**TASK STATEMENT:** If a line in the records below holds the word "constexpr", copy it.

**SUPPLIED DATA:**

## Files before the change

### audiocaption_amd/csrc/conv3x3_block1_w4.hip

```cpp
#include <stdlib.h>
#include <string.h>
#include <type_traits>

#include "ac_common.h"
#include "ac_drop.h"
#include "ac_wino43.h"

namespace {

#ifndef B1_RING
#define B1_RING 3
#endif

#ifndef B1_RING_MFC
#define B1_RING_MFC 6
#endif
#ifndef B1_SGB_MEM
#define B1_SGB_MEM 0x0b0
#endif
#ifndef B1_SGB
#define B1_SGB 0
#endif
#ifndef B1_KO
#define B1_KO 0
#endif
#ifdef B1_CLK
__device__ unsigned long long b1_clk[8];
#endif

typedef unsigned u32x4 __attribute__((ext_vector_type(4)));

struct B1Params {
  const float* in;
  const float* w1;
  const float* sc1;
  const float* sh1;
  const void* wpk;
  const float* scale;
  const float* shift;
  float* out;
  int rows_total, Hp, H;
  int tiles;
  const int* clip_frames;
  int need_mul, need_add;
  Drop drop;
};

constexpr int B1_W = 64, B1_COLP = 3;
constexpr int B1_HALF = (((B1_W + 2) * B1_COLP * 16 + 127) / 128) * 128 + 64;
constexpr int B1_PLANE = 2 * B1_HALF;
constexpr int B1_VBUF = 12 * B1_PLANE;
constexpr int B1_WT = 2 * B1_VBUF;
constexpr int B1_LDS = B1_WT + 4096;
static_assert(B1_LDS <= 160 * 1024, "LDS");

template <int FORM, bool DROP>
__global__ __launch_bounds__(256, 1) void block1_w4_kernel(B1Params p) {
  constexpr bool FUSED = FORM == 1, MFC = FORM == 2;
  constexpr int HALF = B1_HALF, PLANE = B1_PLANE, VBUF = B1_VBUF, COLP = B1_COLP;
  extern __shared__ __attribute__((aligned(128))) unsigned char dsm_raw[];
  unsigned char* sV = dsm_raw;
  float* wt = (float*)(dsm_raw + B1_WT);
  const int tid = threadIdx.x;
  const int lane = tid & 63;
  const int wave = __builtin_amdgcn_readfirstlane(tid >> 6);
  const int half = lane >> 5;
  const int cg = wave & 1, wq = wave >> 1;
  const int nblk = (int)gridDim.x;

  auto tile_live = [&](int t) { return w4_rows_live(8 * t, 8, p.rows_total, p.Hp, p.H, p.clip_frames, p.need_mul, p.need_add); };
  auto zero_tile = [&](int t) {
    const f32x4 z = {0.f, 0.f, 0.f, 0.f};
    float* o = p.out + (size_t)t * 4 * 32 * 64;
    const long left = ((long)p.rows_total / 2 - 4L * t) * 32 * 64;
#pragma unroll
    for (int k = 0; k < 8; ++k) {
      const int i = (k * 256 + tid) * 4;
      if (i < left) *(f32x4*)(o + i) = z;
    }
  };
  auto next_live = [&](int t) {
    t += nblk;
    while (t < p.tiles && !tile_live(t)) { zero_tile(t); t += nblk; }
    return t;
  };
  int tile = next_live((int)blockIdx.x - nblk);
  if (tile >= p.tiles) return;

  {
    constexpr int NZ = 2 * 24 * 2 * COLP;
    const f32x4 z = {0.f, 0.f, 0.f, 0.f};
    for (int i = tid; i < NZ; i += 256) {
      const int slot = i % COLP, col = (i / COLP) & 1, hh = (i / (2 * COLP)) % 24, b = i / (48 * COLP);
      *(f32x4*)(sV + b * VBUF + hh * HALF + ((col ? B1_W + 1 : 0) * COLP + slot) * 16) = z;
    }
    if (FUSED) {
      for (int i = tid; i < 64 * 12; i += 256) {
        const int ch = i / 12, k = i % 12;
        wt[i] = k < 9 ? p.w1[ch * 9 + k] : (k == 9 ? p.sc1[ch] : (k == 10 ? p.sh1[ch] : 0.f));
      }
    }
    if (MFC && tid < 128) {
      const int ct = tid >> 6, l = tid & 63, ch = 32 * ct + (l & 31), h = l >> 5;
      const float sc = p.sc1[ch];
      f32x4 v[2];
#pragma unroll
      for (int q = 0; q < 8; ++q) {
        const int ky = 2 * h + q / 4, kx = q % 4;
        float w = 0.f;
        if (ky < 3 && kx < 3) w = p.w1[ch * 9 + ky * 3 + kx] * sc;
        if (ky == 3 && kx == 0) w = p.sh1[ch];
        v[q / 4][q % 4] = w;
      }
      u32x2 hi0, lo0, hi1, lo1;
      split_bf16x4(v[0], hi0, lo0);
      split_bf16x4(v[1], hi1, lo1);
      unsigned* dst = (unsigned*)(dsm_raw + B1_WT) + (ct * 2 * 64 + l) * 4;
      dst[0] = hi0.x; dst[1] = hi0.y; dst[2] = hi1.x; dst[3] = hi1.y;
      dst[256] = lo0.x; dst[257] = lo0.y; dst[258] = lo1.x; dst[259] = lo1.y;
    }
  }

  unsigned pb[2];
  {
    const int i = lane & 31;
#pragma unroll
    for (int m = 0; m < 2; ++m) pb[m] = (unsigned)(half * HALF + ((32 * m + i) * COLP + wq) * 16);
  }
  const int cq = tid & 3, scol = tid >> 2;
  unsigned lofs[2];
#pragma unroll
  for (int j = 0; j < 2; ++j) lofs[j] = (unsigned)((cq >> 1) * HALF + ((scol + 1) * COLP + j) * 16 + (cq & 1) * 8);

  const __amdgpu_buffer_rsrc_t rw = __builtin_amdgcn_make_buffer_rsrc((void*)p.wpk, 0, 4 * 18 * 4096, 0x00020000);
  const unsigned wvoff = (unsigned)(cg * 2048 + lane * 16);
  auto w_load = [&](int s, int gi, bf16x8 (&w)[2]) {
    const unsigned soff = (unsigned)((s & 3) * 18 + gi) * 4096u;
    w[0] = __builtin_bit_cast(bf16x8, __builtin_amdgcn_raw_buffer_load_b128(rw, wvoff, soff, 0));
    w[1] = __builtin_bit_cast(bf16x8, __builtin_amdgcn_raw_buffer_load_b128(rw, wvoff + 1024u, soff, 0));
  };

  const size_t in_elems = (size_t)p.rows_total * 64 * (FORM ? 1 : 64);
  const __amdgpu_buffer_rsrc_t rx = __builtin_amdgcn_make_buffer_rsrc(
      (void*)p.in, 0, (int)(in_elems * 4 < 0x7fffffffull ? in_elems * 4 : 0x7fffffffull), 0x00020000);

  auto load_x = [&](int t, float (&x)[12][3]) {
    const int cl = scol == 0 ? 0 : scol - 1, cr = scol == 63 ? 63 : scol + 1;
#pragma unroll
    for (int j = 0; j < 12; ++j) {
      const int gr = 8 * t - 2 + j;
      const unsigned off = (unsigned)(gr * 256);
      const float a = __builtin_bit_cast(float, __builtin_amdgcn_raw_buffer_load_b32(rx, off + (unsigned)(cl * 4), 0, 0));
      const float b = __builtin_bit_cast(float, __builtin_amdgcn_raw_buffer_load_b32(rx, off + (unsigned)(scol * 4), 0, 0));
      const float c = __builtin_bit_cast(float, __builtin_amdgcn_raw_buffer_load_b32(rx, off + (unsigned)(cr * 4), 0, 0));
      x[j][0] = scol == 0 ? 0.f : a;
      x[j][1] = b;
      x[j][2] = scol == 63 ? 0.f : c;
    }
  };
  float touch = 0.f;
  auto touch_x = [&](int t) {
    if (tid < 24) {
      const unsigned off = (unsigned)(((8 * t - 2) * 64 + tid * 32) * 4);
      touch = __builtin_bit_cast(float, __builtin_amdgcn_raw_buffer_load_b32(rx, off, 0, 0));
    }
  };
  auto row_mask = [&](int t) {
    unsigned m = 0;
    for (int r = 0; r < 10; ++r) {
      const int gr = 8 * t - 1 + r;
      if (gr >= 0 && gr < p.rows_total && (gr % p.Hp) < p.H) m |= 1u << r;
    }
    return m;
  };

  f32x16 acc[6][2];
  constexpr int RING = MFC && !DROP ? B1_RING_MFC : B1_RING, AH = RING - 1;
  bf16x8 wr[RING][2];
  bf16x8 af[2][2][2];
  float xc[12][3];
  unsigned mask_c = 0;
  f32x4 c1[10];
  f32x4 c1b[10];
  f32x4 w1r[4][3];

  auto conv1_row = [&](const float (&x)[12][3], unsigned mask, int r) {
    f32x4 y;
#pragma unroll
    for (int e = 0; e < 4; ++e) {
      float a = 0.f;
#pragma unroll
      for (int t = 0; t < 9; ++t) a = fmaf(x[r + t / 3][t % 3], w1r[e][t / 4][t % 4], a);
      y[e] = fmaxf(fmaf(a, w1r[e][2][1], w1r[e][2][2]), 0.f);
    }
    const f32x4 z = {0.f, 0.f, 0.f, 0.f};
    return (mask >> r) & 1u ? y : z;
  };
  auto taps_load = [&](int s) {
#pragma unroll
    for (int e = 0; e < 4; ++e)
#pragma unroll
      for (int k = 0; k < 3; ++k) w1r[e][k] = *(const f32x4*)(wt + ((s & 3) * 16 + cq * 4 + e) * 12 + 4 * k);
  };
  auto rows_request = [&](int t, int s, f32x4 (&dst)[10]) {
#pragma unroll
    for (int r = 0; r < 10; ++r) {
      const long gr = 8L * t - 1 + r;
      const unsigned off = (unsigned)(((gr * 64 + scol) * 64 + (s & 3) * 16 + cq * 4) * 4);
      dst[r] = __builtin_bit_cast(f32x4, __builtin_amdgcn_raw_buffer_load_b128(rx, off, 0, 0));
    }
  };
  auto piece = [&](unsigned char* buf, const f32x4 (&d)[10], int j, int pos) {
    const f32x4 v = w4_transform(pos, d[4 * j], d[4 * j + 1], d[4 * j + 2], d[4 * j + 3], d[4 * j + 4], d[4 * j + 5]);
    u32x2 hi, lo;
    split_bf16x4(v, hi, lo);
    unsigned char* dst = buf + lofs[j] + (2 * pos) * PLANE;
    *(u32x2*)dst = hi;
    *(u32x2*)(dst + PLANE) = lo;
  };
  auto stage_unit = [&](unsigned char* buf, int gi, int S, const float (&x)[12][3], unsigned mask, f32x4 (&d)[10]) {
    constexpr int ROW_AT[16] = {0, 1, 2, 3, 4, -1, -1, 5, -1, 6, 7, 8, -1, -1, 9, -1};
    constexpr int PIECE_AT[16] = {-1, -1, -1, -1, -1, 0, 2, -1, 4, -1, -1, -1, 6, 8, -1, 10};
    if (gi >= 16 || (B1_KO & 1)) return;
    if (FUSED && gi == 0) taps_load(S);
    if (FUSED && ROW_AT[gi] >= 0) d[ROW_AT[gi]] = conv1_row(x, mask, ROW_AT[gi]);
    if (PIECE_AT[gi] >= 0) {
      piece(buf, d, PIECE_AT[gi] / 6, PIECE_AT[gi] % 6);
      piece(buf, d, (PIECE_AT[gi] + 1) / 6, (PIECE_AT[gi] + 1) % 6);
    }
  };
  auto a_load = [&](const unsigned char* buf, int gi, bf16x8 (&a)[2][2]) {
    const int kx = gi / 6, q = gi % 6;
    const unsigned char* vh = buf + (2 * q) * PLANE + kx * COLP * 16;
#pragma unroll
    for (int m = 0; m < 2; ++m) {
      a[m][0] = *(const bf16x8*)(vh + pb[m]);
      a[m][1] = *(const bf16x8*)(vh + PLANE + pb[m]);
    }
  };

  const int m1 = wave & 1, j1 = wave >> 1;
  const int c1col = 32 * m1 + (lane & 31);
  unsigned lofs1[2];
#pragma unroll
  for (int gh = 0; gh < 2; ++gh) lofs1[gh] = (unsigned)(gh * HALF + ((c1col + 1) * COLP + j1) * 16 + half * 8);
  f32x4 xr[7];
  u32x2 rph[7], rpl[7];
  f32x4 d1[4][6];
  f32x16 c1a[2];
  bf16x8 a1h, a1l;
  auto x_request = [&](int t) {
    const int row0 = 8 * t - 2 + 4 * j1 + 2 * half;
    const int cadj = c1col == 0 ? 0 : c1col - 1;
#pragma unroll
    for (int k = 0; k < 7; ++k)
      xr[k] = __builtin_bit_cast(f32x4, __builtin_amdgcn_raw_buffer_load_b128(rx, (unsigned)(((row0 + k) * 64 + cadj) * 4), 0, 0));
  };
  auto x_convert = [&](int k) {
    const bool first = c1col == 0, last = c1col == 63;
    if (B1_KO & 64) {
      rph[k].x = __builtin_bit_cast(unsigned, xr[k][0]); rph[k].y = __builtin_bit_cast(unsigned, xr[k][1]);
      rpl[k].x = __builtin_bit_cast(unsigned, xr[k][2]); rpl[k].y = __builtin_bit_cast(unsigned, xr[k][3]);
      return;
    }
    const float e0 = first ? 0.f : xr[k][0], e1 = first ? xr[k][0] : xr[k][1];
    const float e2 = last ? 0.f : (first ? xr[k][1] : xr[k][2]);
    const unsigned h0 = cvt_pk_bf16(e0, e1), h1 = cvt_pk_bf16(e2, 0.f);
    const float f0 = __builtin_bit_cast(float, h0 << 16), f1 = __builtin_bit_cast(float, h0 & 0xffff0000u);
    const float f2 = __builtin_bit_cast(float, h1 << 16);
    rph[k].x = h0; rph[k].y = h1;
    rpl[k].x = cvt_pk_bf16(e0 - f0, e1 - f1);
    rpl[k].y = cvt_pk_bf16(e2 - f2, 0.f);
  };
  auto a1_load = [&](int ct) {
    const unsigned char* t = dsm_raw + B1_WT + (ct * 2 * 64 + lane) * 16;
    a1h = *(const bf16x8*)t;
    a1l = *(const bf16x8*)(t + 1024);
  };
  auto c1_mfma = [&](int which, int r) {
    f32x16& a = c1a[r & 1];
    if (B1_KO & 32) {
      if (which == 0) {
#pragma unroll
        for (int k = 0; k < 16; ++k) a[k] = __builtin_bit_cast(float, rph[r].x);
      } else {
        a[which] += __builtin_bit_cast(float, rpl[r + 1].y);
      }
      return;
    }
    if (which == 0) {
      const u32x4 bl = {rpl[r].x, rpl[r].y, half ? 0u : rpl[r + 1].x, half ? 0u : rpl[r + 1].y};
      f32x16 z;
#pragma unroll
      for (int k = 0; k < 16; ++k) z[k] = 0.f;
      a = __builtin_amdgcn_mfma_f32_32x32x16_bf16(a1h, __builtin_bit_cast(bf16x8, bl), z, 0, 0, 0);
    } else {
      const u32x4 bh = {rph[r].x, rph[r].y, half ? 0x3f80u : rph[r + 1].x, half ? 0u : rph[r + 1].y};
      a = __builtin_amdgcn_mfma_f32_32x32x16_bf16(which == 1 ? a1l : a1h, __builtin_bit_cast(bf16x8, bh), a, 0, 0, 0);
    }
  };
  auto c1_post = [&](int r, unsigned mask) {
    const float cap = (mask >> (4 * j1 + r)) & 1u ? __builtin_inff() : 0.f;
#pragma unroll
    for (int g = 0; g < 4; ++g)
#pragma unroll
      for (int e = 0; e < 4; ++e) d1[g][r][e] = __builtin_amdgcn_fmed3f(c1a[r & 1][4 * g + e], 0.f, cap);
  };
  auto piece1 = [&](unsigned char* buf, int g, int pos) {
    const f32x4 v = w4_transform(pos, d1[g][0], d1[g][1], d1[g][2], d1[g][3], d1[g][4], d1[g][5]);
    u32x2 hi, lo;
    split_bf16x4(v, hi, lo);
    unsigned char* dst = buf + lofs1[g & 1] + (2 * pos) * PLANE;
    if (B1_KO & 8) {
      asm volatile("" :: "v"(hi), "v"(lo), "v"(dst));
      return;
    }
    *(u32x2*)dst = hi;
    *(u32x2*)(dst + PLANE) = lo;
  };
  auto stage_a = [&](unsigned char* buf, int gi, int ct, unsigned mask) {
    if (B1_KO & 1) return;
    if (gi == 0) a1_load(ct);
    if (gi == 0) {
#pragma unroll
      for (int k = 0; k < 7; ++k) x_convert(k);
    }
    if (gi >= 2 && gi <= 7) c1_post(gi - 2, mask);
    if (gi >= 8 && gi <= 15 && !(B1_KO & 16)) {
      const int p0 = 3 * ((gi - 8) >> 1) + 2 * (gi & 1), np = gi & 1 ? 1 : 2;
#pragma unroll
      for (int q = p0; q < p0 + np; ++q) piece1(buf, q & 1, q >> 1);
    }
  };
  auto stage_b = [&](unsigned char* buf, int gi) {
    if (B1_KO & 1) return;
    if (gi < 12 && !(B1_KO & 16)) piece1(buf, 2 + (gi & 1), gi >> 1);
  };

  lds_barrier();
  static_assert(18 % RING == 0, "ring positions are static");
#pragma unroll
  for (int g0 = 0; g0 < AH; ++g0) w_load(0, g0, wr[g0]);
  if (FUSED) {
    load_x(tile, xc);
    mask_c = row_mask(tile);
  } else if (MFC) {
    x_request(tile);
    mask_c = row_mask(tile);
  } else {
    rows_request(tile, 0, c1);
    rows_request(tile, 1, c1b);
  }
  if (MFC) {
    a1_load(0);
#pragma unroll
    for (int k = 0; k < 7; ++k) x_convert(k);
#pragma unroll
    for (int r = 0; r < 6; ++r) {
#pragma unroll
      for (int k = 0; k < 3; ++k) c1_mfma(k, r);
      c1_post(r, mask_c);
    }
#pragma unroll
    for (int gi = 8; gi < 16; ++gi) stage_a(sV, gi, 0, mask_c);
  } else {
#pragma unroll
    for (int gi = 0; gi < 16; ++gi) stage_unit(sV, gi, 0, xc, mask_c, c1);
  }
  lds_barrier();
  a_load(sV, 0, af[0]);

  const __amdgpu_buffer_rsrc_t rsc = __builtin_amdgcn_make_buffer_rsrc((void*)p.scale, 0, 256, 0x00020000);
  const __amdgpu_buffer_rsrc_t rsh = __builtin_amdgcn_make_buffer_rsrc((void*)p.shift, 0, 256, 0x00020000);
  const FastDiv4 by_hp_out(p.Hp / 2);
  const int chw = cg * 32 + 4 * half;
  const f32x4 zero4 = {0.f, 0.f, 0.f, 0.f};
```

**RESPONSE BOX:**
constexpr int B1_W = 64, B1_COLP = 3;
constexpr int B1_HALF = (((B1_W + 2) * B1_COLP * 16 + 127) / 128) * 128 + 64;
constexpr int B1_PLANE = 2 * B1_HALF;
constexpr int B1_VBUF = 12 * B1_PLANE;
constexpr int B1_WT = 2 * B1_VBUF;
constexpr int B1_LDS = B1_WT + 4096;
  constexpr bool FUSED = FORM == 1, MFC = FORM == 2;
  constexpr int HALF = B1_HALF, PLANE = B1_PLANE, VBUF = B1_VBUF, COLP = B1_COLP;
    constexpr int NZ = 2 * 24 * 2 * COLP;
  constexpr int RING = MFC && !DROP ? B1_RING_MFC : B1_RING, AH = RING - 1;
    constexpr int ROW_AT[16] = {0, 1, 2, 3, 4, -1, -1, 5, -1, 6, 7, 8, -1, -1, 9, -1};
    constexpr int PIECE_AT[16] = {-1, -1, -1, -1, -1, 0, 2, -1, 4, -1, -1, -1, 6, 8, -1, 10};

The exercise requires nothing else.